Fixes to clinvar processing #391

Closed MattWellie closed 6 months ago

MattWellie commented 6 months ago

Fixes

Proposed Changes

Checklist

I've checked this manually, and the new output has the alleleID named correctly in the output data

cassimons commented 6 months ago

I vote for polishing up the ClinvArbitration automation so it runs after each clinvar release, publishing the output, then stripping all of that logic from here and dogfood our release.

MattWellie commented 6 months ago

I vote for polishing up the ClinvArbitration automation so it runs after each clinvar release, publishing the output

Sounds good. ClinvArbitration has been written so that it isn't tailor-made for our infrastructure (it assumes local running, so it runs a local hail instance etc.), so we'd have to run the core process, then do a gcloud copy of the results back into our infrastructure.

That will all be doable inside the standard CPG driver image, so getting that up and running should be fairly simple.
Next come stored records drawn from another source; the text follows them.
void tensor_fill_collinear(Ops &ops, Comm &comm, const TensorDesc &V, int R, double col_min,
                           double col_max, double ratio_noise, uint64_t seed) {
  size_t tot = 0;
  for (int i = 0; i < V.order; i++) tot += (size_t)V.glens[i] * R;
  std::vector<double> W(tot);
  collinear_factors(V.glens, V.order, R, col_min, col_max, seed, W.data());
  tensor_fill_cp(ops, V, R, W.data());
  const double vnorm = tensor_norm(ops, comm, V);
  double *d = (double *)ops.alloc(sizeof(double));
  const uint64_t nseed = seed + 0x5eedull;
  ops.uniform_sumsq(V.llens[0], V.glens[0], V.row0, rest_of(V), nseed, -1.0, 1.0, d);
  if (comm.size() > 1) comm.allreduce_sum(d, 1);
  double nsq = 0;
  ops.d2h(&nsq, d, sizeof(double));
  ops.free(d);
  const double alpha = ratio_noise * vnorm / std::sqrt(nsq);
  ops.add_uniform_noise(V.data, V.dtype, V.llens[0], V.glens[0], V.row0, rest_of(V), nseed, -1.0,
                        1.0, alpha);
  ops.sync();
}

double tensor_norm(Ops &ops, Comm &comm, const TensorDesc &V) {
  int64_t M, K;
  split_sizes(V, &M, &K);
  double *d = (double *)ops.alloc(sizeof(double));
  ops.residual_sq(V.data, V.dtype, M, K, nullptr, nullptr, 0, d);
  if (comm.size() > 1) comm.allreduce_sum(d, 1);
  double h = 0;
  ops.d2h(&h, d, sizeof(double));
  ops.free(d);
  return std::sqrt(h);
}

CpEngine::CpEngine(Ops &ops, Comm &comm, const TensorDesc &V, int R)
    : ops_(ops), comm_(comm), V_(V), N_(V.order), R_(R), P_(comm.size()), rank_(comm.rank()) {
  dist_ = P_ > 1 || (force_comm_path() && !comm.is_self());
  if (R <= 0) throw std::runtime_error("ppals: rank must be positive");
  residual_form_ = residual_form_env();
  W_.resize(N_);
  gradW_.resize(N_);
  Wprev_.assign(N_, nullptr);
  Winit_.assign(N_, nullptr);
  dW_.assign(N_, nullptr);
  dM_.assign(N_, nullptr);
  Mm_.assign(N_, nullptr);
  for (int i = 0; i < N_; i++) {
    size_t n = (size_t)V_.glens[i] * R_ * sizeof(double);
    W_[i] = (double *)ops_.alloc(n);
    gradW_[i] = (double *)ops_.alloc(n);
    ops_.zero(W_[i], n);
    ops_.zero(gradW_[i], n);
    maxs_ = std::max(maxs_, V_.glens[i]);
    maxblk_ = std::max(maxblk_, block_rows(V_.glens[i], P_));
  }
  G_ = (double *)ops_.alloc(sizeof(double) * N_ * R_ * R_);
  S_ = (double *)ops_.alloc(sizeof(double) * R_ * R_);
  Sinv_ = (double *)ops_.alloc(sizeof(double) * R_ * R_);
  gradsq_ = (double *)ops_.alloc(sizeof(double) * MAX_ORDER);
  scal_ = (double *)ops_.alloc(sizeof(double) * 4 * MAX_ORDER);
  ops_.zero(gradsq_, sizeof(double) * MAX_ORDER);
  if (dist_) {
    size_t n = sizeof(double) * (size_t)maxblk_ * P_ * R_;
    sendbuf_ = (double *)ops_.alloc(n);
    recvbuf_ = (double *)ops_.alloc(sizeof(double) * (size_t)maxblk_ * R_);
    gatherbuf_ = (double *)ops_.alloc(n);
    ops_.zero(sendbuf_, n);
    ops_.zero(gatherbuf_, n);
  }
  if (const char *e = std::getenv("PPALS_COMM_SMALL_BYTES")) small_msg_bytes_ = std::atoll(e);
  if (const char *e = std::getenv("PPALS_TEST_BLOCKED_UPDATE")) test_blocks_ = std::atoi(e);
  if (N_ < 3) schedule_ = 0;
  if (const char *e = std::getenv("PPALS_PLACE_TUNE")) ms_tune_enabled_ = std::atoi(e) != 0;
  if (N_ >= 3) {
    ms_set_roots(ms_choose_roots());
    ms_scales_ = (double *)ops_.alloc(sizeof(double) * 32);
  }
  if (V_.generation) tensor_gen_ = *V_.generation;
  {
    Layout nat;
    nat.ptr = V_.data;
    for (int m = 0; m < N_; m++) nat.order.push_back(m);
    lay_.push_back(nat);
  }
  size_t xmax = 0;
  const bool place = schedule_ == 1 && N_ >= 3 && ms_tune_enabled_ && ms_X_slack() > 0;
  if (place) {
    for (int r = 0; r < N_; r++) {
      if (ms_set_excluded(r, ms_k_, ms_excl_)) continue;
      xmax = std::max(xmax, ms_X_bytes(r, ms_k_));
    }
    const size_t avail = ops_.mem_available();
    const double tensor_bytes = (double)V_.nloc * dtype_size(V_.dtype);
    if (avail == (size_t)-1 || (double)avail > 2.0 * tensor_bytes + 6.0 * (double)(xmax + ms_X_slack()) + 8e9)
      ms_X_alt_ = ops_.try_alloc(xmax + ms_X_slack());
  }
  ensure_transposed();
  if (place) {
    ms_X_base_ = big_alloc(xmax + ms_X_slack());
    ms_X_cap_ = xmax + ms_X_slack();
  }
  for (int i = 0; i < MAX_ORDER; i++) grad_replicated_[i] = !dist_;
  build_tree(0, N_ - 1, -1);
  leaf_.assign(N_, -1);
  for (size_t k = 0; k < nodes_.size(); k++)
    if (nodes_[k].lo == nodes_[k].hi) leaf_[nodes_[k].lo] = (int)k;
}

void CpEngine::set_schedule(int schedule) {
  if (schedule != 0 && schedule != 1) throw std::runtime_error("ppals: unknown sweep schedule");
  schedule_ = (N_ < 3) ? 0 : schedule;
  for (auto &n : nodes_) n.valid = false;
  ms_invalidate();
}

CpEngine::~CpEngine() {
  try {
    ops_.sync();
  } catch (...) {
  }
  for (auto p : W_) ops_.free(p);
  for (auto p : gradW_) ops_.free(p);
  for (auto p : Wprev_) ops_.free(p);
  for (auto p : Winit_) ops_.free(p);
  for (auto p : dW_) ops_.free(p);
  for (auto p : dM_) ops_.free(p);
  for (auto p : Mm_) ops_.free(p);
  for (auto &n : nodes_) ops_.free(n.buf);
  lr_release();
  pp_clear();
  for (auto &kv : pp_pool_) ops_.free(kv.second.buf);
  ops_.free(pp_norms_);
  ops_.free(G_);
  ops_.free(S_);
  ops_.free(Sinv_);
  ops_.free(gradsq_);
  ops_.free(scal_);
  ops_.free(sendbuf_);
  ops_.free(recvbuf_);
  ops_.free(gatherbuf_);
  ops_.free(test_blkbuf_);
  ops_.free(Mbuf_);
  ops_.free(Qbuf_);
  ops_.free(xq_);
  ops_.free(xp_);
  ops_.free(Pbuf_);
  for (auto &l : lay_)
    if (l.owned) ops_.free(l.ptr);
  for (auto &ex : ms_place_)
    if (ex.timer >= 0) ops_.timer_read(ex.timer);
  ops_.free(ms_X_base_);
  ops_.free(ms_X_alt_);
  ops_.free(ms_scales_);
  for (auto &n : ms_nodes_) {
    ops_.free(n.t.buf);
    for (auto &t : n.tmp) ops_.free(t.buf);
// ... 44 lines not shown
        l.q = q;
        l.blk = b;
        l.ld = ld;
        return;
      }
    }
  };
  auto bytes_of = [&](const Layout &l) {
    return l.q ? (size_t)l.ld * (size_t)(V_.nloc / l.blk) * esz : (size_t)V_.nloc * esz;
  };
  const int mid = (N_ - 1) / 2;
  Layout t;
  for (int m = mid + 1; m < N_; m++) t.order.push_back(m);
  for (int m = 0; m <= mid; m++) t.order.push_back(m);
  choose_pad(t, std::min(N_ - 2, N_ - 1 - mid));
  int64_t min_ext = ext(0);
  for (int m = 1; m < N_; m++) min_ext = std::min(min_ext, ext(m));
  const size_t xbytes_max = (size_t)(V_.nloc / std::max<int64_t>(1, min_ext)) * R_ * esz;
  const size_t reserve = 3 * xbytes_max + ms_X_slack() + ((size_t)1 << 30);
  auto fits = [&](size_t bytes) {
    const size_t avail = ops_.mem_available();
    return avail == (size_t)-1 || avail >= bytes + reserve;
  };
  if (!fits(bytes_of(t))) return;
  t.ptr = ops_.try_alloc(bytes_of(t));
  if (!t.ptr) return;
  t.owned = true;
  t.bytes = bytes_of(t);
  fill_layout(t);
  lay_.push_back(t);
  vt_state_ = 1;
  Layout a;
  for (int m = 0; m < N_; m++) a.order.push_back(m);
  choose_pad(a, N_ - 2);
  if (a.q > 0 && fits(bytes_of(a))) {
    a.ptr = ops_.try_alloc(bytes_of(a));
    if (a.ptr) {
      a.owned = true;
      a.bytes = bytes_of(a);
      fill_layout(a);
      lay_.push_back(a);
    }
  }
}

The main issue will be VEP annotation (needed for the PM5 evidence table), I don't want to contaminate that repo with the grotty logic we have for annotating the resulting VCF.
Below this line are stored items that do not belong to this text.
live_ekf_slam_amd/csrc/ekf_step_prestep.h:

```cpp

    auto finish = [&](int steps_done, int Mf, int fl, bool pre) {
        const EkfColdParams pc = ekf_cold_params();
        const int nfin = 3 + 2 * Mf;
        for (int i = tid; i < nfin; i += TPB) xb[i] = (ST)s_xt[i];
        if (Mf != M_init) {
            int32_t* const ids_b = pc->ids + (size_t)b * pc->L_max;
            for (int i = tid; i < Mf; i += TPB) ids_b[i] = s_ids[i];
        }
        const bool simf = pc->sim != 0;
        if (tid == 0) {
            pc->M[b] = Mf;
            pc->flags[b] = fl;
            pc->timestep[b] = ts0 + steps_done;
            if (simf) pc->err_sum[b] = s_keep[3];
        }
        if (simf && tid < 3) {
            const int tq = pre ? steps_done : steps_done - 1;
            pc->truth[3 * (size_t)b + tid] = steps_done == 0 && !pre ? s_keep[tid] : s_tru[(tq % SD) * 6 + (pre ? 0 : 3) + tid];
        }
        unsigned long long* const kh = pc->khist;
        if (kh != nullptr && tid < 8 && s_kh[tid] != 0) atomicAdd(&kh[tid], (unsigned long long)s_kh[tid]);
        if (kh != nullptr && tid >= 8 && tid < 12) {
            const unsigned long long v = s_cnt[tid - 8] + (tid == 9 ? (unsigned long long)((nfin + 8) * ESZ / 8) : 0ull);
            const unsigned long long unit = tid == 8 ? 16ull : (tid == 9 ? 8ull : 1ull);
            if (v != 0ull) atomicAdd(&kh[kEkfTrafficSlot + tid - 8], v * unit);
        }
    };

    int M = M_init;
    int na = n_init;
    int nu = 0;
    unsigned hiacc = 0u;

    auto simgen = [&](int tn) {
        const int sq = tn % SD;
        const EkfColdParams pc = ekf_cold_params();
        if (!p.sim) {
            const int ksi = pc->k_stride_in;
            const size_t row = (size_t)tn * pc->B + b;
            int kk = pc->meas_count_in[row];
            kk = kk < ksi ? kk : ksi;
            kk = kk < 0 ? 0 : kk;
            const int kc = kk < KCAP ? kk : KCAP;
            const float* src = pc->meas_in + row * ksi * 3;
            for (int i = lane; i < 3 * kc; i += 64) s_meas[sq * 3 * KCAP + i] = src[i];
            if (lane == 0) s_kraw[sq] = kk;
            return;
        }
        const float* const cp = p.cmd_each ? p.cmd_each + ((size_t)tn * p.B + b) * 2 : (MULTI ? p.cmds + 2 * tn : nullptr);
        const float fwd_n = (MULTI || cp) ? cp[0] : p.fwd;
        const float ang_n = (MULTI || cp) ? cp[1] : p.ang;
        double tx = s_keep[0], ty = s_keep[1], tth = s_keep[2];
        if (lane == 0) { s_tru[sq * 6 + 0] = tx; s_tru[sq * 6 + 1] = ty; s_tru[sq * 6 + 2] = tth; }
        const EkfSimCold sc = {pc->seed, pc->inst0, pc->d_max, pc->th_max, pc->range_max, pc->fov_min, pc->fov_max};
        const EkfMapCold mc = {pc->map, pc->map_each, pc->L_each, pc->map_stride, pc->L};
        const EkfSimNoiseCold nc = {pc->sV00, pc->sV11, pc->sW00, pc->sW11, pc->noise_each, 1};
        const int Lm = sim_map_size(mc, b);
        const double* const map = sim_map(mc, b);
        const double lmx0 = lane < Lm ? map[2 * lane] : 0.0, lmy0 = lane < Lm ? map[2 * lane + 1] : 0.0;
        const int kr = sim_wave<KCAP, false>(sc, b, lane, fwd_n, ang_n, pc->step + (uint32_t)tn, map, Lm, tx, ty, tth, lmx0, lmy0,
                                             s_meas + sq * 3 * KCAP, sim_noise(nc, b));
        if (lane == 0) {
            s_keep[0] = tx; s_keep[1] = ty; s_keep[2] = tth;
            s_tru[sq * 6 + 3] = tx; s_tru[sq * 6 + 4] = ty; s_tru[sq * 6 + 5] = tth;
            s_kraw[sq] = kr;
        }
    };
    auto prestep = [&](int tn) {
        const double* const xv = s_xp;
        const int qb = tn & 1;
        float* meas = s_meas + (tn % SD) * 3 * KCAP;
        int* didx = s_didx + qb * KCAP;
        int* nx = s_next + 4 * qb;
        double* ps = s_ps + 10 * qb;
        const float* const cp = p.cmd_each ? p.cmd_each + ((size_t)tn * p.B + b) * 2 : (MULTI ? p.cmds + 2 * tn : nullptr);
        const float fwd_n = (MULTI || cp) ? cp[0] : p.fwd;
        const float ang_n = (MULTI || cp) ? cp[1] : p.ang;
        if (s_sim[0] <= tn) {
            simgen(tn);
            if (lane == 0) s_sim[0] = tn + 1;
        }
        __builtin_amdgcn_fence(__ATOMIC_SEQ_CST, "wavefront");
        const int kraw = s_kraw[tn % SD];
        {
            const double x0 = (double)(ST)xv[0], x1 = (double)(ST)xv[1], th = (double)(ST)xv[2];
            double sn, cs;
            det_sincos(th, &sn, &cs);
            const float dd = fwd_n + nz.v_d;
            const double cv = cs * nz.V00, sv = sn * nz.V00;
            if (lane == 0) {
                nx[0] = kraw;
                ps[0] = x0 + (double)dd * cs;
                ps[1] = x1 + (double)dd * sn;
                ps[2] = rem2pi((th + (double)ang_n) + (double)nz.v_th);
                ps[3] = (double)(-1 * fwd_n) * sn;
                ps[4] = (double)fwd_n * cs;
                ps[5] = cv * cs; ps[6] = cv * sn; ps[7] = sv * cs; ps[8] = sv * sn;
            }
        }
#ifdef SLAM_EXP_ASSOC_REP
#pragma unroll 1
        for (int rep_ = 0; rep_ <= SLAM_EXP_ASSOC_REP; ++rep_)
#endif
        if (p.id_known) {
            const int kn = kraw < KCAP ? kraw : KCAP;
            const int room = (p.L_max < LMAX ? p.L_max : LMAX) - M;
            int nins = 0;
            bool frz = false, capf = false;
            if (kn <= 64 && M <= 64) {
                const int myid = lane < kn ? (int)meas[3 * lane] : -1;
                const int sid = lane < M ? s_ids[lane] : 0;
                int idx = -1, firstl = lane;
                bool isnew = false;
#pragma unroll 1
                for (int l = 0; l < kn; ++l) {
                    const int id = __builtin_amdgcn_readlane(myid, l);
                    const unsigned long long m = __ballot(lane < M && sid == id);
                    const unsigned long long e = __ballot(lane < l && myid == id);
                    if (lane == l) { idx = m ? __ffsll((long long)m) - 1 : -1; isnew = m == 0ull; firstl = e ? __ffsll((long long)e) - 1 : l; }
                }
                const bool isfirst = isnew && firstl == lane;
                const unsigned long long fmask = __ballot(isfirst);
                const int rankf = __popcll(fmask & ((1ull << firstl) - 1ull));
                const bool insf = rankf < room;
                const unsigned long long fz = __ballot(isnew && !isfirst && insf);
                const unsigned long long cm = __ballot(isnew && !insf);
                const unsigned long long before = fz ? ((1ull << (__ffsll((long long)fz) - 1)) - 1ull) : ~0ull;
                frz = fz != 0ull;
                capf = (cm & before) != 0ull;
                if (isnew) idx = (isfirst && insf) ? M + rankf : -1;
                if (lane < kn) didx[lane] = idx;
                nins = __popcll(fmask);
                nins = nins < room ? nins : (room > 0 ? room : 0);
            } else {
                int nfirst = 0;
#pragma unroll 1
                for (int l = 0; l < kn && !frz; ++l) {
                    const int id = (int)meas[3 * l];
                    int found = -1;
#pragma unroll 1
                    for (int j0 = 0; j0 < M && found < 0; j0 += 64) {
                        const int j = j0 + lane;
                        const unsigned long long m = __ballot(j < M && s_ids[j] == id);
                        if (m != 0ull) found = j0 + (__ffsll((long long)m) - 1);
                    }
                    int code = found;
                    if (found < 0) {
                        int first = -1;
#pragma unroll 1
                        for (int q0 = 0; q0 < l && first < 0; q0 += 64) {
                            const int q = q0 + lane;
                            const unsigned long long m = __ballot(q < l && (int)meas[3 * (q < l ? q : 0)] == id);
                            if (m != 0ull) first = q0 + (__ffsll((long long)m) - 1);
                        }
                        if (first < 0) {
                            code = nfirst < room ? M + nfirst : -1;
                            capf = capf || nfirst >= room;
                            nfirst += 1;
                        } else if (didx[first] >= M) {
                            frz = true;
                        } else {
                            code = -1;
                            capf = true;
                        }
                    }
                    if (lane == 0) didx[l] = code;
                    __builtin_amdgcn_fence(__ATOMIC_SEQ_CST, "wavefront");
                }
                nins = nfirst < room ? nfirst : (room > 0 ? room : 0);
            }
            if (lane == 0) {
                nx[3] = capf ? 1 : 0;
                nx[1] = nins;
                nx[2] = frz ? 1 : 0;
            }
        }
    };
// ... 1 lines not shown
```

cassimons commented 6 months ago

That will all be doable inside the standard CPG driver image, so getting that up and running should be fairly simple. The main issue will be VEP annotation (needed for the PM5 evidence table), I don't want to contaminate that repo with the grotty logic we have for annotating the resulting VCF.

Hmm, that is a pain. I agree we do not want VEP in here, but it would be nice if other AIP users could just pull our VEPed version of this file. Perhaps we keep the VEPing internal but also push the output to our release bucket?